*DATA PROVIDED*
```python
def adamw(p, m, v, g, p_lp, hyper, b1, b2, eps, wd, grad_scale=1.0, n=None):
    n = n if n is not None else p.numel()
    L.check(L.lib().mic_adamw(n, _p(p), _p(m), _p(v), _p(g), _p(p_lp), _p(hyper), float(b1), float(b2), float(eps), float(wd),
                              float(grad_scale), _stream()), "mic_adamw")


def adamw_rows(rows, width, row_flag, want, p, m, v, g, p_lp, hyper, b1, b2, eps, wd, grad_scale=1.0):
    L.check(L.lib().mic_adamw_rows(int(rows), int(width), _p(row_flag), int(want), _p(p), _p(m), _p(v), _p(g), _p(p_lp), _p(hyper), float(b1),
                                   float(b2), float(eps), float(wd), float(grad_scale), _stream()), "mic_adamw_rows")


def row_flags(ids, n_ids, flags):
    L.check(L.lib().mic_row_flags(_p(ids), int(n_ids), _p(flags), flags.numel(), _stream()), "mic_row_flags")


def row_lse_topk(logits, ld, V, k, top_val, top_idx, R, *, forced_token=-1, suppress_eos=False, eos_token_id=2, raw_logits=False,
                 row_bias=None):
    L.check(L.lib().mic_row_lse_topk(_dt(logits), R, V, _p(logits), ld, k, int(forced_token), int(suppress_eos), eos_token_id,
                                     int(raw_logits), _p(row_bias), _p(top_val), _p(top_idx), _stream()), "mic_row_lse_topk")


def beam_step(B, K, max_len, V, cur_len, eos, pad, length_penalty, early_stopping, cand_val, cand_idx, running_seq, running_scores,
              seq, scores, finished, src_row, next_token, flags, gstate=None):
    a = L.BeamStepArgs()
    a.B, a.K, a.max_len, a.V, a.cur_len = B, K, max_len, V, cur_len
    a.eos_token_id, a.pad_token_id, a.length_penalty, a.early_stopping = eos, pad, float(length_penalty), int(bool(early_stopping))
    a.cand_val, a.cand_idx = _p(cand_val), _p(cand_idx)
    a.running_seq, a.running_scores, a.seq, a.scores = _p(running_seq), _p(running_scores), _p(seq), _p(scores)
    a.finished, a.src_row, a.next_token, a.flags = _p(finished), _p(src_row), _p(next_token), _p(flags)
    a.gstate = _p(gstate)
    L.check(L.lib().mic_beam_step(C.byref(a), _stream()), "mic_beam_step")


def greedy_step(B, max_len, cur_len, eos, pad, top_idx, ld_top, sequences, finished, next_token):
    L.check(L.lib().mic_greedy_step(B, max_len, cur_len, eos, pad, _p(top_idx), ld_top, _p(sequences), _p(finished), _p(next_token),
                                    _stream()), "mic_greedy_step")


def sample_rows(logits, ld, V, key, out_idx, R, *, temperature=1.0, forced_token=-1, suppress_eos=False, eos_token_id=2, min_keep=None,
                tie_limit=None):
    L.check(L.lib().mic_sample_rows(_dt(logits), R, V, _p(logits), ld, int(key[0]) & 0xFFFFFFFF, int(key[1]) & 0xFFFFFFFF,
                                    float(temperature), int(forced_token), int(suppress_eos), eos_token_id, _p(min_keep), _p(tie_limit),
                                    _p(out_idx), _stream()), "mic_sample_rows")


def warp_thresholds(logits, ld, V, thr, tie_limit, R, *, temperature=1.0, suppress_eos=False, eos_token_id=2, top_k=0, top_p=1.0):
    L.check(L.lib().mic_warp_thresholds(_dt(logits), R, V, _p(logits), ld, float(temperature), int(suppress_eos), eos_token_id,
                                        int(top_k or 0), float(top_p if top_p is not None else 1.0), _p(thr), _p(tie_limit), _stream()),
            "mic_warp_thresholds")


def image_transform(images, out_size, mean, std, dst, *, chw_out=False):
    import ctypes as C

    n = len(images)
    items = (L.ImageItem * n)()
    for i, im in enumerate(images):
        if im.dtype != torch.uint8 or im.dim() != 3 or not im.is_contiguous():
            raise L.MicError("image_transform: images must be contiguous uint8 [3,H,W] or [H,W,3] tensors")
        hwc = im.shape[-1] == 3 and im.shape[0] != 3
        H, W = (im.shape[0], im.shape[1]) if hwc else (im.shape[1], im.shape[2])
        items[i].src, items[i].H, items[i].W, items[i].hwc = _p(im), H, W, int(hwc)
    m, s = (C.c_float * 3)(*[float(x) for x in mean]), (C.c_float * 3)(*[float(x) for x in std])
    L.check(L.lib().mic_image_transform(items, n, out_size, m, s, _p(dst), int(chw_out), _stream()), "mic_image_transform")
    return dst
```

Baseline: 3540.

## Run LM-head backward GEMMs on the w4 kernel with k-major operands

Adds k-major operand support to the w4 pipelined GEMM kernel, using transposing LDS reads (ds_read_b64_tr_b16) and k-strided buffer loads. The default head path now writes bf16 dlogits in place while accumulating the bias column sum, then feeds dlogits and the shared embedding directly to the w4 kernel for both dE and dh. This removes the explicit dlogits transpose and the transposed embedding copy. In exchange it adds new addressing and swizzle code and a wider plan that forces 256 tiles with K padded to 256.

New measurement: 3576, median of 6. 1.0% higher.

```diff
diff --git a/include/mic_hip.h b/include/mic_hip.h
--- a/include/mic_hip.h
+++ b/include/mic_hip.h
@@ -51,6 +51,7 @@
   long long* rowsum2;
   int k_valid;
   float* c_q8_state; float* c_q8_amax; int c_q8_fmt;
+  int w4_kmajor;
 } mic_gemm_args;
 int mic_gemm(const mic_gemm_args* a, void* stream);
 int mic_sum_slabs(int dst_dtype, int n_slabs, long long slab_stride, int rows, int cols, const float* src, int ld_src,
@@ -163,6 +164,8 @@
 int mic_ce_bwd_t(int rows, int V, int Vpad, void* logits, int ld, const int32_t* labels, const int32_t* mask, float label_smoothing,
                  const float* row_lse, const float* denom, float loss_scale, void* dlogits_t, int ld_t, int rows_pad, float* colsum,
                  void* stream);
+int mic_ce_bwd_colsum(int rows, int V, int Vpad, void* logits, int ld, const int32_t* labels, const int32_t* mask, float label_smoothing,
+                      const float* row_lse, const float* denom, float loss_scale, float* colsum, void* stream);
 int mic_transpose_bf16(int rows, int rows_pad, int cols, const void* src, int ld_src, void* dst, int ld_dst, void* stream);
 
 int mic_colsum(int dtype, int rows, int cols, const void* x, int ld, float* out, int accumulate, void* stream);
diff --git a/multilingual-image-captioning_amd/_lib.py b/multilingual-image-captioning_amd/_lib.py
--- a/multilingual-image-captioning_amd/_lib.py
+++ b/multilingual-image-captioning_amd/_lib.py
@@ -30,6 +30,7 @@
         ("a_ln_stats", C.c_void_p), ("a_ln_colsum", C.c_void_p), ("a_ln_width", C.c_int), ("a_ln_eps", C.c_float),
         ("rowsum2", C.c_void_p), ("k_valid", C.c_int),
         ("c_q8_state", C.c_void_p), ("c_q8_amax", C.c_void_p), ("c_q8_fmt", C.c_int),
+        ("w4_kmajor", C.c_int),
     ]
 
 
@@ -119,6 +120,7 @@
     "mic_ce_reduce": ([_i, _p, _p, _p, _p, _p], C.c_int),
     "mic_ce_bwd": ([_i, _i, _i, _i, _p, _i, _p, _p, _f, _p, _p, _f, _p], C.c_int),
     "mic_ce_bwd_t": ([_i, _i, _i, _p, _i, _p, _p, _f, _p, _p, _f, _p, _i, _i, _p, _p], C.c_int),
+    "mic_ce_bwd_colsum": ([_i, _i, _i, _p, _i, _p, _p, _f, _p, _p, _f, _p, _p], C.c_int),
     "mic_ce_bwd_q8": ([_i, _i, _i, _p, _i, _p, _p, _f, _p, _p, _f, C.POINTER(Fp8Out), _p, _p, _p], C.c_int),
     "mic_head_label_terms": ([_i, _i, _p, _p, _p, _i, _p, _i, _p, _i, _p, _i, _p], C.c_int),
     "mic_transpose_bf16": ([_i, _i, _i, _p, _i, _p, _i, _p], C.c_int),
diff --git a/multilingual-image-captioning_amd/csrc/elementwise.hip b/multilingual-image-captioning_amd/csrc/elementwise.hip
--- a/multilingual-image-captioning_amd/csrc/elementwise.hip
+++ b/multilingual-image-captioning_amd/csrc/elementwise.hip
@@ -640,6 +640,7 @@
   const int32_t* labels; const int32_t* mask; float ls; const float* row_lse; const float* denom; float loss_scale;
   float* colsum; uint8_t* q; int ldq; float* state; int fmt;
   float* label_coef;
+  uint16_t* d16;
 };
 constexpr int CEQ8_RG = 4;
 __global__ __launch_bounds__(256) void ce_bwd_q8_kernel(CeQ8Args a) {
@@ -648,9 +649,11 @@
   const int c0 = blockIdx.x * 512;
   const int col = c0 + lane * 8;
   const bool col_ok = col < a.Vpad;
+  const bool b16 = a.d16 != nullptr;
   const float fmax = a.fmt == MIC_E4M3 ? 448.0f : 57344.0f;
   const float inv_denom = a.loss_scale / a.denom[0];
-  if (blockIdx.x == 0 && blockIdx.y == 0 && tid == 0) { a.state[0] = fmax / inv_denom; a.state[1] = inv_denom / fmax; }
+  if (!b16 && blockIdx.x == 0 && blockIdx.y == 0 && tid == 0) { a.state[0] = fmax / inv_denom; a.state[1] = inv_denom / fmax; }
+  const float wm = b16 ? inv_denom : 1.0f;
   const float conf = 1.0f - a.ls, low = a.ls > 0.f ? a.ls / (float)(a.V - 1) : 0.f;
   float csum[8] = {0.f, 0.f, 0.f, 0.f, 0.f, 0.f, 0.f, 0.f};
   for (int rg = 0; rg < CEQ8_RG; ++rg) {
@@ -667,12 +670,27 @@
     for (int rr = 0; rr < 16; ++rr) {
       const int row = r0 + wave * 16 + rr;
       if (row < a.rows && col_ok) {
-        const float w = a.mask[row] ? 1.0f : 0.f;
+        const float w = a.mask[row] ? wm : 0.f;
         const float lse = a.row_lse[row];
         const int label = a.labels[row];
-        if (a.label_coef != nullptr && col == 0 && (label < 0 || label >= a.V)) a.label_coef[row] = 0.f;
+        if (!b16 && a.label_coef != nullptr && col == 0 && (label < 0 || label >= a.V)) a.label_coef[row] = 0.f;
         const uint32_t wd[4] = {q[rr].x, q[rr].y, q[rr].z, q[rr].w};
         float o[8];
+        if (b16) {
+#pragma unroll
+          for (int i = 0; i < 8; ++i) {
+            const float x = __uint_as_float((i & 1) ? (wd[i >> 1] & 0xffff0000u) : (wd[i >> 1] << 16));
+            const int c = col + i;
+            o[i] = c < a.V ? w * (__expf(x - lse) - (c == label ? conf : low)) : 0.f;
+          }
+          uint4 u;
+          u.x = f2bf_pk(o[0], o[1]); u.y = f2bf_pk(o[2], o[3]); u.z = f2bf_pk(o[4], o[5]); u.w = f2bf_pk(o[6], o[7]);
+          *reinterpret_cast<uint4*>(a.d16 + (size_t)row * a.ld + col) = u;
+          const uint32_t sw[4] = {u.x, u.y, u.z, u.w};
+#pragma unroll
+          for (int i = 0; i < 8; ++i) csum[i] += __uint_as_float((i & 1) ? (sw[i >> 1] & 0xffff0000u) : (sw[i >> 1] << 16));
+          continue;
+        }
 #pragma unroll
         for (int i = 0; i < 8; ++i) {
           const float x = __uint_as_float((i & 1) ? (wd[i >> 1] & 0xffff0000u) : (wd[i >> 1] << 16));
@@ -697,7 +715,7 @@
     for (int h = 0; h < 2; ++h) {
       const int c = tid + h * 256;
       const float s4 = (cs[0][c] + cs[1][c]) + (cs[2][c] + cs[3][c]);
-      if (c0 + c < a.Vpad && s4 != 0.f) atomicAdd(a.colsum + c0 + c, s4 * inv_denom);
+      if (c0 + c < a.Vpad && s4 != 0.f) atomicAdd(a.colsum + c0 + c, b16 ? s4 : s4 * inv_denom);
     }
   }
 }
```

*EXERCISE REQUIREMENTS*
In the listing, find each line with the string "nullptr" and copy it.

*RESPONSE FOR THIS EXERCISE*
+  const bool b16 = a.d16 != nullptr;
-        if (a.label_coef != nullptr && col == 0 && (label < 0 || label >= a.V)) a.label_coef[row] = 0.f;
+        if (!b16 && a.label_coef != nullptr && col == 0 && (label < 0 || label >= a.V)) a.label_coef[row] = 0.f;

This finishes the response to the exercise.